When 𝕨 has rank 1, 𝕨/𝕩 is equivalent to 𝕨/⊸⊏𝕩. Of course, this isn't the only use of Indices. It also gets along well with Group: for example, /⊸⊔ groups 𝕩 according to a list of lengths 𝕨.

↗️
    2‿5‿0‿1 /⊸⊔ "ABCDEFGH"
⟨ "AB" "CDEFG" ⟨⟩ "H" ⟩

This function will fail to include trailing empty arrays; the modification (/∾⟜1)⊸⊔ fixes this and ensures the result always has as many elements as 𝕨.

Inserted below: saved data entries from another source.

diff --git a/xfl_amd/csrc/pdigit_dev.hpp b/xfl_amd/csrc/pdigit_dev.hpp
--- a/xfl_amd/csrc/pdigit_dev.hpp
+++ b/xfl_amd/csrc/pdigit_dev.hpp
@@ -404,38 +404,22 @@
     lam_add<4 * LQ>(slot, o);
   }
 
-  XHE_DEV void finish(const uint32_t (&a)[K], uint32_t (&c)[K], uint32_t* slot, const uint32_t* Pl) const {
+  XHE_DEV static void lam_to_limbs(uint32_t* slot) {
     constexpr int LQ = (LW + 3) / 4;
-    {
-      uint32_t s[4 * LQ + 1];
-#pragma unroll
-      for (int q = 0; q < LQ; ++q) {
-        const uint4 v = *reinterpret_cast<const uint4*>(slot + (EQ + q) * 256);
-        s[4 * q] = v.x, s[4 * q + 1] = v.y, s[4 * q + 2] = v.z, s[4 * q + 3] = v.w;
-      }
-      s[4 * LQ] = 0u;
-      auto limb = [&](int i) -> uint32_t {
-        const int bit = W * i, k = bit >> 5, sh = bit & 31;
-        return i < K ? (__builtin_amdgcn_alignbit(k + 1 < LW ? s[k + 1] : 0u, s[k], sh) & MASK) : 0u;
-      };
-#pragma unroll
-      for (int q = 0; q < EQ; ++q)
-        *reinterpret_cast<uint4*>(slot + q * 256) = make_uint4(limb(4 * q), limb(4 * q + 1), limb(4 * q + 2), limb(4 * q + 3));
-    }
-    __builtin_amdgcn_sched_barrier(0);
-    uint32_t t[K];
-#pragma unroll
-    for (int j = 0; j < K; ++j) t[j] = a[j];
-    Mont<K, W, 1> MN;
-    MN.init(Pl, n0inv);
-    MN.mul(t, PmdLdsQ{slot});
-    uint32_t cy = 0;
-#pragma unroll
-    for (int j = 0; j < K; ++j) {
-      const uint32_t x = c[j] + t[j] + cy;
-      c[j] = j + 1 < K ? (x & MASK) : x;
-      cy = j + 1 < K ? (x >> W) : 0u;
-    }
+    uint32_t s[4 * LQ + 1];
+#pragma unroll
+    for (int q = 0; q < LQ; ++q) {
+      const uint4 v = *reinterpret_cast<const uint4*>(slot + (EQ + q) * 256);
+      s[4 * q] = v.x, s[4 * q + 1] = v.y, s[4 * q + 2] = v.z, s[4 * q + 3] = v.w;
+    }
+    s[4 * LQ] = 0u;
+    auto limb = [&](int i) -> uint32_t {
+      const int bit = W * i, k = bit >> 5, sh = bit & 31;
+      return i < K ? (__builtin_amdgcn_alignbit(k + 1 < LW ? s[k + 1] : 0u, s[k], sh) & MASK) : 0u;
+    };
+#pragma unroll
+    for (int q = 0; q < EQ; ++q)
+      *reinterpret_cast<uint4*>(slot + q * 256) = make_uint4(limb(4 * q), limb(4 * q + 1), limb(4 * q + 2), limb(4 * q + 3));
   }
 
   XHE_DEV static void normalize(const uint64_t (&T)[K], uint32_t (&b)[K]) {
@@ -515,28 +499,102 @@
 }
 
 template <int K>
+XHE_DEV void pmd_lam_store(uint32_t* slot, const uint32_t (&t)[K]) {
+  using D = PMD<K>;
+  constexpr int LQ = (D::LW + 3) / 4;
+  uint32_t s[4 * LQ];
+#pragma unroll
+  for (int k = 0; k < 4 * LQ; ++k) {
+    const int bit = 32 * k, j = bit / 28, sh = bit - 28 * j;
+    uint64_t v = j < K ? (uint64_t)t[j] : 0ull;
+    if (j + 1 < K) v |= (uint64_t)t[j + 1] << 28;
+    if (j + 2 < K) v |= (uint64_t)t[j + 2] << 56;
+    s[k] = k < D::LW ? (uint32_t)(v >> sh) : 0u;
+  }
+#pragma unroll
+  for (int q = 0; q < LQ; ++q)
+    *reinterpret_cast<uint4*>(slot + (D::EQ + q) * 256) = make_uint4(s[4 * q], s[4 * q + 1], s[4 * q + 2], s[4 * q + 3]);
+}
+
+template <int K>
 XHE_DEV void pmd_lam_plain(const PMD<K>& M, uint32_t* slot, const uint32_t* __restrict__ mw, int nw,
                            const uint32_t* mu, const uint32_t* Pl) {
-  using D = PMD<K>;
-  constexpr int LQ = (D::LW + 3) / 4;
   Mont<K, 28, 1> MN;
   MN.init(Pl, M.n0inv);
   uint32_t t[K];
   pmd_redc_words<K>(MN, slot, mw, nw, t);
   __builtin_amdgcn_sched_barrier(0);
   MN.mul(t, ARow{mu});
-  uint32_t s[4 * LQ];
-#pragma unroll
-  for (int k = 0; k < 4 * LQ; ++k) {
-    const int bit = 32 * k, j = bit / 28, sh = bit - 28 * j;
-    uint64_t v = j < K ? (uint64_t)t[j] : 0ull;
-    if (j + 1 < K) v |= (uint64_t)t[j + 1] << 28;
-    if (j + 2 < K) v |= (uint64_t)t[j + 2] << 56;
-    s[k] = k < D::LW ? (uint32_t)(v >> sh) : 0u;
-  }
-#pragma unroll
-  for (int q = 0; q < LQ; ++q)
-    *reinterpret_cast<uint4*>(slot + (D::EQ + q) * 256) = make_uint4(s[4 * q], s[4 * q + 1], s[4 * q + 2], s[4 * q + 3]);
+  pmd_lam_store<K>(slot, t);
+}
+
+constexpr int kPmdShortLimbs = 4;
+template <int K>
+XHE_DEV bool pmd_short_classify(const uint32_t* __restrict__ mw, int nw, const uint32_t* __restrict__ nwords,
+                                uint32_t (&s)[4], bool& neg) {
+  constexpr int MW = (28 * 2 * K) / 32;
+  static_assert(kPmdShortLimbs * 28 > 96 && kPmdShortLimbs * 28 <= 128, "the magnitude ends in the fourth word");
+  constexpr uint32_t TOP = 1u << (kPmdShortLimbs * 28 - 96);
+  uint32_t lo[4], d[4], hz = 0u, hd = 0u, br = 0u;
+#pragma unroll
+  for (int k = 0; k < MW; ++k) {
+    const uint32_t m = word_or0(mw, k, nw), n = word_or0(nwords, k, nw);
+    const uint64_t x = (uint64_t)n - (uint64_t)m - (uint64_t)br;
+    br = (uint32_t)(x >> 63);
+    if (k < 4) {
+      lo[k] = m;
+      d[k] = (uint32_t)x;
+    } else {
+      hz |= m;
+      hd |= (uint32_t)x;
+    }
+  }
+  const bool pos = hz == 0u && lo[3] < TOP;
+  neg = !pos && br == 0u && hd == 0u && d[3] < TOP && (d[0] | d[1] | d[2] | d[3]) != 0u;
+#pragma unroll
+  for (int k = 0; k < 4; ++k) s[k] = pos ? lo[k] : d[k];
+  return pos || neg;
+}
+
+template <int K>
+XHE_DEV void pmd_lam_short(const PMD<K>& M, uint32_t* slot, const uint32_t (&sw)[4], bool neg,
+                           const uint32_t* __restrict__ ms) {
+  constexpr int L = kPmdShortLimbs;
+  constexpr uint32_t MASK = PMD<K>::MASK;
+  const uint32_t sl[L] = {sw[0] & MASK, ((sw[0] >> 28) | (sw[1] << 4)) & MASK, ((sw[1] >> 24) | (sw[2] << 8)) & MASK,
+                          ((sw[2] >> 20) | (sw[3] << 12)) & MASK};
+  uint64_t T[K + L];
+#pragma unroll
+  for (int j = 0; j < K + L; ++j) T[j] = 0;
+#pragma unroll
+  for (int j = 0; j < K; ++j) {
+    const uint32_t mj = ms[j];
+#pragma unroll
+    for (int i = 0; i < L; ++i) T[i + j] = mad64s(sl[i], mj, T[i + j]);
+  }
+#pragma unroll
+  for (int i = 0; i < L; ++i) {
+    const uint32_t q = ((uint32_t)T[i] * M.n0inv) & MASK;
+#pragma unroll
+    for (int j = 0; j < K; ++j) T[i + j] = mad64s(q, M.p[j], T[i + j]);
+    T[i + 1] += T[i] >> 28;
+  }
+  uint32_t v[K];
+  uint64_t cy = 0;
+#pragma unroll
+  for (int j = 0; j < K; ++j) {
+    const uint64_t x = T[L + j] + cy;
+    v[j] = (uint32_t)x & MASK;
+    cy = x >> 28;
+  }
+  int64_t br = 0;
+#pragma unroll
+  for (int j = 0; j < K; ++j) {
+    const int64_t x = (int64_t)(2u * M.p[j]) - (int64_t)v[j] + br;
+    v[j] = neg ? ((uint32_t)x & MASK) : v[j];
+    br = x >> 28;
+  }
+  pmd_lam_store<K>(slot, v);
 }
 
 template <int K>
@@ -585,6 +643,92 @@
   }
 #pragma unroll
   for (int t = 0; t < 3; ++t) pmd_csub<K>(M, m);
+}
+
+struct PmdTopcSink {
+  uint32_t* slot;
+  const uint32_t* topc;
+  XHE_DEV void put4(int i, const uint4& m) const {
+    const uint4 tc = *reinterpret_cast<const uint4*>(topc + i);
+    *reinterpret_cast<uint4*>(slot + (i >> 2) * 256) = make_uint4(tc.x - m.x, tc.y - m.y, tc.z - m.z, tc.w - m.w);
+  }
+};
+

If 𝕩 is boolean then /𝕩 contains all the indices where a 1 appears in 𝕩. Applying -⟜» to the result gives the distance from each 1 to the previous, or to the start of the list, another potentially useful function.

↗️
    / 0‿1‿0‿1‿0‿0‿0‿0‿1‿0
⟨ 1 3 8 ⟩

    -⟜» / 0‿1‿0‿1‿0‿0‿0‿0‿1‿0
⟨ 1 2 5 ⟩

With more effort we can also use / to analyze groups of 1s in the argument (and of course all these methods can be applied to 0s instead, by first flipping the values with ¬). First we highlight the start and end of each group by comparing the list with a shifted copy of itself. Or rather, we'll first place a 0 at the front and then at the end, in order to detect when a group starts at the beginning of the list or ends at the end (there's also a shift-based version, ≠⟜«0∾𝕩).

↗️
    0 (∾≍∾˜) 0‿1‿1‿1‿0‿0‿1‿0‿1‿1‿0
┌─                         
╵ 0 0 1 1 1 0 0 1 0 1 1 0  
  0 1 1 1 0 0 1 0 1 1 0 0  
                          ┘

    0 (∾≠∾˜) 0‿1‿1‿1‿0‿0‿1‿0‿1‿1‿0
⟨ 0 1 0 0 1 0 1 1 1 0 1 0 ⟩

    / 0(∾≠∾˜) 0‿1‿1‿1‿0‿0‿1‿0‿1‿1‿0
⟨ 1 4 6 7 8 10 ⟩

So now we have the indices of each transition from 0 to 1 or 1 to 0, in an extended list with 0 added at the beginning and end. The first index has to be for a 0 to 1 transition, because we forced the first value to be a 0, and then the next can only be 1 to 0, then 0 to 1, and so on until the last, which must be 1 to 0 because the last value is also 0.

↗️
    -˜`˘ ∘‿2⥊/ 0(∾≠∾˜) 0‿1‿1‿1‿0‿0‿1‿0‿1‿1‿0
┌─     
╵ 1 3  
  6 1  
  8 2  
      ┘

This means the transitions can be grouped exactly in pairs, the beginning and end of each group. Reshape with a computed length ∘‿2 groups these pairs, and then a scan -˜`˘ can be used to convert the start/end format to start/length if wanted.

Inverse

The result of Indices /n is an ordered list of natural numbers, where the number i appears i⊑n times. Given an ordered list of natural numbers k, the inverse of indices returns a corresponding n: one where the value i⊑n is the number of times i appears in k.

↗️
    / 3‿2‿1
⟨ 0 0 0 1 1 2 ⟩

    /⁼ 0‿0‿0‿1‿1‿2
⟨ 3 2 1 ⟩

Finding how many times each index appears in a list of indices is often a useful thing to do, and there are a few ways to do it:

↗️
    +˝˘ (↕5) =⌜ 2‿2‿4‿1‿2‿0  # Inefficient
⟨ 1 1 3 0 1 ⟩

    ≠¨⊔ 2‿2‿4‿1‿2‿0
⟨ 1 1 3 0 1 ⟩

    /⁼ 2‿2‿4‿1‿2‿0
⟨ 1 1 3 0 1 ⟩

The last of these is an extension defined in the language specification. As we said, the result of Indices is always sorted, so properly there's no argument that could return 2‿2‿4‿1‿2‿0. But the index-counting function is very useful, so /⁼ is defined to implicitly sort its argument (which is still required to be a list of natural numbers). Since /⁼ is implemented as a single operation, it's the best way to perform this counting task.